In ähnlicher Weise gehört ein Programm am NIH namens „Centers for Research in Emerging Infectious Diseases“ zu den wenigen, das Wissenschaftler verschiedener Disziplinen finanziert, die versuchen, Spillover-Effekte zu verstehen. Das im Jahr 2020 ins Leben gerufene Programm sieht vor, über einen Zeitraum von fünf Jahren 82 Millionen US-Dollar zu vergeben. Das ist nicht so viel, wie es sich anhört. Bedenken Sie, dass das NIH jährlich mehr als 3 Milliarden US-Dollar für die HIV- und AIDS-Forschung erhält. Jean Patterson, die Wissenschaftlerin, die das Programm beaufsichtigt, sagte, dass sie und ihr Team nach Ablauf der fünf Jahre den NIH-Leitern klarmachen müssen, dass ihr Programm fortgesetzt werden sollte, sonst werde es eingestellt.

Selbst für Lösungen ist das Geld knapp.

Wenn Forscher Wege finden, Ausbrüche zu verhindern, ist es keine sichere Sache, Geldgeber dazu zu bewegen, diese Lösungen umzusetzen. Emily Gurley, Epidemiologin für Infektionskrankheiten an der Johns Hopkins University, konnte staatliche Fördermittel gewinnen, um herauszufinden, wie das Nipah-Virus von Fledermäusen auf Menschen in Bangladesch übergesprungen ist. Sie und ihre Kollegen fanden einen Weg, die Übertragung von Nipah zu unterbrechen, dem Virus, das im Film „Contagion“ als Modell für die Krankheit diente.
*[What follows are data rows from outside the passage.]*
static int enqueue_call_n(snpgpu_ctx *ctx, uint32_t n_sites, const uint8_t *default_flags, const SampleDev *d_table, uint32_t n,
                          const snpgpu_caller_params *prm, const uint64_t *d_site_line, uint8_t *d_out_base,
                          uint8_t *d_out_filters, snpgpu_site_counts *d_out_counts, uint32_t *d_todo_n, uint64_t *d_todo,
                          uint64_t *d_todo2, const uint8_t *d_site_flags, uint32_t flags_stride, bool all_lines = false) {
    hipStream_t st = ctx->stream;
    if (!n_sites || !n) return SNPGPU_OK;
    ctx->call_passes_from = d_todo_n == ctx->d_call_ctl ? 1 : 0;
    CallArgs ca;
    ca.samples = d_table;
    ca.n_samples = n;
    ca.site_line = d_site_line;
    ca.site_flags = d_site_flags ? d_site_flags : default_flags;
    ca.flags_stride = d_site_flags ? flags_stride : 0;
    ca.n_sites = n_sites;
    ca.prm = *prm;
    ca.out_base = d_out_base;
    ca.out_filters = d_out_filters;
    ca.out_counts = d_out_counts;
    ca.spill = d_out_counts ? ctx->d_spill : nullptr;
    ca.spill_n = ctx->d_spill_n;
    ca.spill_cap = ctx->spill_cap;
    const uint64_t n_work = (uint64_t)n_sites * n;
    const uint64_t blocks = (n_work + CALL_WAVES - 1) / CALL_WAVES;
    const uint64_t max_blocks = (uint64_t)ctx->n_cu * 16;
    const unsigned grid = (unsigned)(blocks < max_blocks ? blocks : max_blocks);
    ca.todo = nullptr;
    ca.todo_n = nullptr;
    ca.in_todo = nullptr;
    ca.in_todo_n = nullptr;
    ca.deep = nullptr;
    hipEvent_t ta = snpgpu_time_begin(ctx);
    {
        const uint64_t groups = (n_work + 63) / 64;
        k_call_mode<<<1, 256, 0, st>>>(d_table, n, d_todo_n + SNPGPU_CALL_CTL_MODE, all_lines ? (uint64_t)n_sites : 0ull);
        ca.deep = d_todo_n + SNPGPU_CALL_CTL_MODE;
        ca.todo = d_todo;
        ca.todo_n = d_todo_n;
        const uint64_t b0 = (groups + 3) / 4, m0 = (uint64_t)ctx->n_cu * 16;
        const unsigned g0 = (unsigned)(b0 < m0 ? b0 : m0);
        if (d_out_counts) k_call_lanes<128, 1, 4, true><<<g0, 256, 0, st>>>(ca); else k_call_lanes<128, 1, 4, false><<<g0, 256, 0, st>>>(ca);
        ca.in_todo = d_todo;
        ca.in_todo_n = d_todo_n;
        ca.todo = d_todo2;
        ca.todo_n = d_todo_n + 1;
        const uint64_t lblocks = (groups + 1) / 2, lmax = (uint64_t)ctx->n_cu * 8;
        const unsigned g1 = (unsigned)(lblocks < lmax ? lblocks : lmax);
        if (d_out_counts) k_call_lanes<256, 2, 2, true><<<g1, 128, 0, st>>>(ca); else k_call_lanes<256, 2, 2, false><<<g1, 128, 0, st>>>(ca);
        ca.in_todo = d_todo2;
        ca.in_todo_n = d_todo_n + 1;
        ca.todo = d_todo;
        ca.todo_n = d_todo_n + 2;
        const uint64_t l2max = (uint64_t)ctx->n_cu * 4;
        const unsigned g2 = (unsigned)(groups < l2max ? groups : l2max);
        if (d_out_counts) k_call_lanes<512, 4, 1, true><<<g2, 64, 0, st>>>(ca); else k_call_lanes<512, 4, 1, false><<<g2, 64, 0, st>>>(ca);
        k_call_sites<<<grid, CALL_WAVES * 64, 0, st>>>(ca);
    }
    snpgpu_time_end(ctx, SNPGPU_K_CALL, ta);
    HIP_TRY(ctx, hipGetLastError());
    return SNPGPU_OK;
}

int snpgpu_enqueue_call(snpgpu_ctx *ctx, const snpgpu_siteset *ss, const SampleDev *d_table, uint32_t n,
                        const snpgpu_caller_params *prm, const uint64_t *d_site_line, uint8_t *d_out_base,
                        uint8_t *d_out_filters, snpgpu_site_counts *d_out_counts, uint32_t *d_todo_n, uint64_t *d_todo,
                        uint64_t *d_todo2, const uint8_t *d_site_flags, uint32_t flags_stride) {
    return enqueue_call_n(ctx, ss->n_sites, ss->dev.flags, d_table, n, prm, d_site_line, d_out_base, d_out_filters, d_out_counts, d_todo_n, d_todo, d_todo2,
                          d_site_flags, flags_stride);
}

int snpgpu_enqueue_call_lines(snpgpu_ctx *ctx, const SampleDev *d_sample, const uint64_t *d_line_off, const uint8_t *d_flags,
                              uint32_t n_lines, const snpgpu_caller_params *prm, uint8_t *d_out_base, uint8_t *d_out_filters,
// ... 49 lines not shown
    uint64_t *d_todo2 = (uint64_t *)((char *)ws + ws_bytes + rows_bytes + list_bytes);
    std::vector<SampleDev> samples(n);
    for (uint32_t i = 0; i < n; ++i) {
        samples[i] = SampleDev{};
        samples[i].buf = io[i].d_pileup;
        samples[i].nbytes = io[i].nbytes;
        samples[i].status = io[i].d_status;
    }
    int rc = snpgpu_enqueue_scan(ctx, ss, samples, ws, d_site_line, want_depth, d_todo_n, SNPGPU_CALL_PASSES - 1);
    if (rc) return rc;
    return snpgpu_enqueue_call(ctx, ss, (const SampleDev *)ws, n, prm, d_site_line, d_out_base, d_out_filters, d_out_counts,
                               d_todo_n, d_todo, d_todo2, d_site_flags, flags_stride);
}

Gurley und ihr Team stellten mithilfe von Infrarotkameras fest, dass Fledermäuse Saft tranken, den die Bewohner in Töpfen an Dattelpalmen sammelten. Menschen fingen Nipah, als sie von infizierten Fledermäusen kontaminierten Saft tranken.
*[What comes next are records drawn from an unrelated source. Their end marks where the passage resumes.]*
@@ -338,28 +341,27 @@
       attm = 0;
       nm = ws_near_mask_adj(f, o, kc);
     };
-    for (int c = 0; c < nch; ++c) {
-      const int rb = c & 1;
+    auto chunk = [&](const int c, auto rbc, const double (&av)[K], const int gw, double (&nv)[K], int& ngw) {
+      constexpr int RB = decltype(rbc)::value;
       if (prepare_episode(c * (MULTI ? GPC : 1))) apply_episode();
       if constexpr (MULTI && GPC == 2) pend = prepare_episode(c * GPC + 1);
       slow = slow || (nslow != 0);
-#pragma unroll
-      for (int k = 0; k < K; ++k) { av[k] = nv[k]; gv[k] = ng[k]; }
-      if (c + 1 < nch) fetch(c + 1);
+      if (c + 1 < nch) fetch(c + 1, nv, ngw);
       if constexpr (PROF) asm volatile("s_waitcnt lgkmcnt(0)" ::: "memory");
       WS_STAMP(p_read)
+      unsigned fb = 0;
       auto run = [&](auto exact, auto full) {
 #pragma unroll
         for (int k = 0; k < K; ++k) {
           if constexpr (!decltype(full)::value)
-            if (c * K + k >= T) break;
+            if (c * K + k >= T) { fb >>= K - k; break; }
           if constexpr (MULTI && GPC == 2) { if (k == GR && pend) apply_episode(); }
-          if constexpr (decltype(exact)::value) ws_step_adj_exact(f, o, attm, av[k], gv[k], h, a.th);
-          else ws_step_adj(f, o, nm, attm, av[k], gv[k], kc);
-          float* rowf = reinterpret_cast<float*>(&R[rb][k][e * 3]);
-          rowf[h] = (float)f;
-          rowf[2 + h] = (float)o;
-          rowf[4 + h] = __int_as_float(~attm & (int)0xBF800000);
+          const int grip = (int)((unsigned)gw << (31 - k)) >> 31;
+          if constexpr (decltype(exact)::value) ws_step_adj_exact(f, o, attm, av[k], grip, h, a.th);
+          else ws_step_adj(f, o, nm, attm, av[k], grip, kc);
+          rec[(RB * K + k) * (E * 4)] = (float)f;
+          rec[(RB * K + k) * (E * 4) + 2 * E] = (float)o;
+          fb = __builtin_amdgcn_alignbit((unsigned)attm, fb, 1);
         }
       };
       const bool whole = (c + 1) * K <= T;
@@ -368,10 +370,15 @@
       } else {
         if (whole) run(std::false_type{}, std::true_type{}); else run(std::false_type{}, std::false_type{});
       }
+      FLW[RB][wave * 64 + lane] = fb;
       if constexpr (PROF) asm volatile("s_waitcnt lgkmcnt(0)" ::: "memory");
       WS_STAMP(p_comp)
       __syncthreads();
       WS_STAMP(p_bar)
+    };
+    for (int c = 0; c < nch; c += 2) {
+      chunk(c, std::integral_constant<int, 0>{}, av0, gw0, av1, gw1);
+      if (c + 1 < nch) chunk(c + 1, std::integral_constant<int, 1>{}, av1, gw1, av0, gw0);
     }
     if constexpr (PROF) {
       if (lane == 0 && bid < 64 && wave == 0) {
@@ -636,6 +643,7 @@
     auto process = [&](const float (&raw)[KL][3], int j) {
       const int ab = j % 3;
       bool any_nan = false;
+      [[maybe_unused]] uint32_t gbits = 0;
 #pragma unroll
       for (int q0 = 0; q0 < KL; q0 += SQ) {
 #pragma unroll
@@ -657,11 +665,15 @@
             } else {
               reinterpret_cast<double2*>(&A[ab][q * NL + w][0])[lane] = double2{a0, a1};
             }
-            G[ab][q * NL + w][lane] = (uint8_t)(r2 >= a.grip_x ? 0xFF : 0);
+            const bool grip = r2 >= a.grip_x;
+            if constexpr (REC) gbits |= (grip ? 1u : 0u) << (q * NL + w);
+            else G[ab][q * NL + w][lane] = (uint8_t)(grip ? 0xFF : 0);
           }
         }
         wave_lds_fence();
       }
+      if constexpr (REC)
+        if (j < nch) GW[ab][w][lane] = gbits;
       const bool wave_nan = __any(any_nan);
       if (lane == 0 && j < nch) slow_flag[ab][w] = wave_nan ? 1 : 0;
     };
@@ -698,10 +710,35 @@
     }
   } else {
     const int s = wave - NCW - NL;
-    float g[6] = {0, 0, 0, 0, 0, 0};
+    const int rj = lane % 3, mp0 = (3 - rj) % 3;
+    const int e0 = (lane + 64 * mp0) / 3, e1 = (lane + 64 * ((mp0 + 1) % 3)) / 3, e2 = (lane + 64 * ((mp0 + 2) % 3)) / 3;
+    int m0[3], m1[3];
+#pragma unroll
+    for (int m = 0; m < 3; ++m) {
+      m0[m] = (rj + m) % 3 == 0 ? -1 : 0;
+      m1[m] = (rj + m) % 3 == 1 ? -1 : 0;
+      if constexpr (REC) asm volatile("" : "+v"(m0[m]), "+v"(m1[m]));
+    }
+    float g[6] = {0, 0, 0, 0, 0, 0}, gr[12] = {0, 0, 0, 0, 0, 0, 0, 0, 0, 0, 0, 0};
+    auto load_goals = [&](const int ep, float (&go)[6], float (&gro)[12]) {
+      if (live) load_goal<1>(a.goal_table, ws_goal_row_ep(a, i, ep), go);
+      if constexpr (REC) {
+        float t1[6] = {0, 0, 0, 0, 0, 0}, t2[6] = {0, 0, 0, 0, 0, 0};
+        if (e1 < valid) load_goal<1>(a.goal_table, ws_goal_row_ep(a, i0 + e1, ep), t1);
+        if (e2 < valid) load_goal<1>(a.goal_table, ws_goal_row_ep(a, i0 + e2, ep), t2);
+#pragma unroll
+        for (int m = 0; m < 3; ++m) {
+          const int part = (rj + m) % 3;
+          gro[4 * m + 0] = part == 2 ? t2[2] : 0.f;
+          gro[4 * m + 1] = part == 2 ? t2[3] : 0.f;
+          gro[4 * m + 2] = part == 2 ? t2[4] : part == 1 ? t1[0] : 0.f;
+          gro[4 * m + 3] = part == 2 ? t2[5] : part == 1 ? t1[1] : 0.f;
+        }
+      }
+    };
+    load_goals(0, g, gr);
     int t_done = 0x7fffffff;
     if (live) {
-      load_goal<1>(a.goal_table, ws_goal_row(a, i), g);
       const long long td = (long long)a.horizon - 1 - (a.reset_first ? 0 : a.steps_since_reset[i]);
       t_done = td < 0 ? 0 : (td > 0x7fffffff ? 0x7fffffff : (int)td);
     }
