 template <int CHUNK = kBriefTThreads, bool STAGED = false, int ROT = 0>
 __device__ __forceinline__ void brief_t_body(uint8_t* lds_raw, uint32_t frame, uint32_t chunk, const uint16_t* __restrict__ blur_rowc,
                                              const Pyramid& pyr, const BriefTGeom& bg, const uint32_t* __restrict__ seg_counts,
-                                             const uint32_t* __restrict__ seg_before, const CornerData* __restrict__ segments,
+                                             const CornerData* __restrict__ segments,
                                              CornerData* __restrict__ corners, uint32_t cap,
                                              CornerDescriptor* __restrict__ descriptors, const BriefTables& tab,
                                              CornerData* __restrict__ host_corners = nullptr,
-                                             CornerDescriptor* __restrict__ host_descriptors = nullptr) {
+                                             CornerDescriptor* __restrict__ host_descriptors = nullptr,
+                                             uint32_t* __restrict__ counts = nullptr, NfList nf = {}) {
     const uint32_t n_ent = bg.n_slots * bg.n_classes;
     uint32_t* const before = reinterpret_cast<uint32_t*>(lds_raw);
     uint16_t* const rows = reinterpret_cast<uint16_t*>(before + n_ent + 1u);
     __shared__ uint32_t lv[kMaxLevels][2];
 
-    const uint32_t tid = threadIdx.x;
-    const size_t sbase = (size_t)frame * n_ent;
+    const uint32_t tid = threadIdx.x, lane = tid & 63u, wave = tid >> 6;
     uint32_t stored_total;
     if (STAGED) {
         if (tid < pyr.depth) lv[tid][0] = bg.flat_end[tid], lv[tid][1] = bg.row_base[tid];
         __syncthreads();
         stored_total = before[n_ent];
     } else {
-        stored_total = seg_before[sbase + n_ent - 1u] + min(seg_counts[sbase + n_ent - 1u], bg.seg_cap);
+        const uint32_t* sc = seg_counts + (size_t)frame * n_ent;
+        uint32_t carry = 0, total = 0;
+        for (uint32_t e0 = 0; e0 < n_ent; e0 += 256u) {
+            uint32_t raw[4];
+#pragma unroll
+            for (int q = 0; q < 4; q++) {
+                const uint32_t e = e0 + 64u * (uint32_t)q + lane;
+                const uint32_t cls = e >= bg.n_slots ? 1u : 0u, sl = e - cls * bg.n_slots;
+                raw[q] = e < n_ent ? sc[sl * bg.n_classes + cls] : 0u;
+            }
+#pragma unroll
+            for (int q = 0; q < 4; q++) {
+                const uint32_t e = e0 + 64u * (uint32_t)q + lane;
+                const uint32_t stored = min(raw[q], bg.seg_cap);
+                const uint32_t incl = wave_inclusive_sum(stored);
+                if ((uint32_t)q == wave && e < n_ent) before[e] = carry + incl - stored;
+                carry += (uint32_t)__builtin_amdgcn_readlane((int)incl, 63);
+                if (chunk == 0u) total += (uint32_t)__builtin_amdgcn_readlane((int)wave_inclusive_sum(raw[q]), 63);
+            }
+        }
+        if (chunk == 0u && tid == 0u) counts[frame] = total;
+        stored_total = carry;
     }
     const uint32_t n_frame = min(stored_total, cap);
     const uint32_t k0 = chunk * (uint32_t)CHUNK;
-    if (k0 >= n_frame) return;
+    if (k0 >= n_frame) {
+        if (!STAGED && tid < 4u) nf.count[(size_t)frame * nf.chunks + 4u * chunk + tid] = 0u;
+        return;
+    }
 
     if (!STAGED) {
-        for (uint32_t s = tid; s < n_ent; s += kBriefTThreads) before[s] = seg_before[sbase + s];
         if (tid == 0) before[n_ent] = stored_total;
         if (tid < pyr.depth) lv[tid][0] = bg.flat_end[tid], lv[tid][1] = bg.row_base[tid];
         brief_t_stage_rows(rows, blur_rowc + (size_t)frame * pyr.row_stride, pyr, bg, tid);
@@ -94,22 +123,34 @@
     }
 
     const uint32_t k = k0 + tid;
-    if (tid >= (uint32_t)CHUNK || k >= n_frame) return;
+    if (STAGED && (tid >= (uint32_t)CHUNK || k >= n_frame)) return;
+    const bool valid = STAGED || k < n_frame;
+    const uint32_t kq = STAGED ? k : min(k, n_frame - 1u);
     uint32_t lo = 0, hi = n_ent;
     while (hi - lo > 1u) {
         const uint32_t mid = (lo + hi) >> 1;
-        if (before[mid] <= k)
+        if (before[mid] <= kq)
             lo = mid;
         else
             hi = mid;
     }
     const uint32_t cls = lo >= bg.n_slots ? 1u : 0u, slot = lo - cls * bg.n_slots;
     const uint4 rec = *reinterpret_cast<const uint4*>(
-        &segments[(((size_t)frame * bg.n_slots + slot) * bg.n_classes + cls) * bg.seg_cap + (k - before[lo])]);
-    *reinterpret_cast<uint4*>(&corners[(size_t)frame * cap + k]) = rec;
+        &segments[(((size_t)frame * bg.n_slots + slot) * bg.n_classes + cls) * bg.seg_cap + (kq - before[lo])]);
+    if (valid) *reinterpret_cast<uint4*>(&corners[(size_t)frame * cap + k]) = rec;
     if (host_corners) store_host_16(&host_corners[k], rec);
     const uint32_t lvl = min(rec.w, pyr.depth - 1u);
-    if (!(rec.x >= (uint32_t)kBriefHalo && rec.x < lv[lvl][0])) return;
+    const bool flat = rec.x >= (uint32_t)kBriefHalo && rec.x < lv[lvl][0];
+    if (!STAGED) {
+        const uint64_t m = __ballot(valid && !flat);
+        const size_t q = (size_t)frame * nf.chunks + 4u * chunk + wave;
+        if (valid && !flat)
+            nf.entries[q * 64u + (uint32_t)__popcll(m & ((1ull << lane) - 1ull))] =
+                make_uint4(rec.x, rec.y, min(rec.z, (uint32_t)(ORB_ANGLE_STEPS - 1)), lvl | (lane << 8));
+        if (lane == 0u) nf.count[q] = (uint32_t)__popcll(m);
+        if (!valid) return;
+    }
+    if (!flat) return;
 
     uint32_t d[8];
     uint4* const o = reinterpret_cast<uint4*>(descriptors + (size_t)frame * cap + k);
@@ -171,12 +212,12 @@
 template <int kWavesPerSimd, int ROT = 0>
 __global__ __launch_bounds__(kBriefTThreads, kWavesPerSimd) void k_brief_t(const uint16_t* __restrict__ blur_rowc, Pyramid pyr, BriefTGeom bg,
                                                                 const uint32_t* __restrict__ seg_counts,
-                                                                const uint32_t* __restrict__ seg_before,
-                                                                const CornerData* __restrict__ segments,
+                                                                const CornerData* __restrict__ segments, uint32_t* __restrict__ counts,
                                                                 CornerData* __restrict__ corners, uint32_t cap,
-                                                                CornerDescriptor* __restrict__ descriptors, BriefTables tab) {
+                                                                CornerDescriptor* __restrict__ descriptors, BriefTables tab, NfList nf) {
     extern __shared__ __attribute__((aligned(16))) uint8_t lds_raw[];
-    brief_t_body<kBriefTThreads, false, ROT>(lds_raw, blockIdx.x, blockIdx.y, blur_rowc, pyr, bg, seg_counts, seg_before, segments, corners, cap, descriptors, tab);
+    brief_t_body<kBriefTThreads, false, ROT>(lds_raw, blockIdx.x, blockIdx.y, blur_rowc, pyr, bg, seg_counts, segments, corners, cap, descriptors,
+                                             tab, nullptr, nullptr, counts, nf);
 }
 
 constexpr int kNfPatchCols = 48, kNfPatchRows = 2 * kBriefHalo + 1;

In mehreren Studien haben Gurley und ihre Kollegen gezeigt, dass Bambusröcke, die die Töpfe bedecken, billig und einfach herzustellen sind, von den örtlichen Saftsammlern akzeptiert werden und Fledermäuse wirksam fernhalten. Mit einer bewährten Lösung in der Hand wollte Gurley dies in anderen Teilen Bangladeschs einführen, wo Fledermäuse Nipah verbreiten, aber sie sagte, keine US-amerikanische oder internationale Agentur würde diese Arbeit finanzieren. Die bangladeschische Regierung rät den Menschen, keinen rohen Saft zu trinken, aber das ist eine lange Tradition, die schwer zu beseitigen sein dürfte.

Gillespie, der Emory-Professor, sagte, dass staatliche und private wissenschaftliche Fördergruppen der Präventionsforschung Priorität einräumen müssen, damit wir lernen können, wie wir Abholzung, Lebensraumverlust und andere Ursachen für Spillover-Effekte am besten verhindern können. „Wir müssen jetzt etwas tun, sonst geraten wir in eine Ära der Pandemien“, warnte er.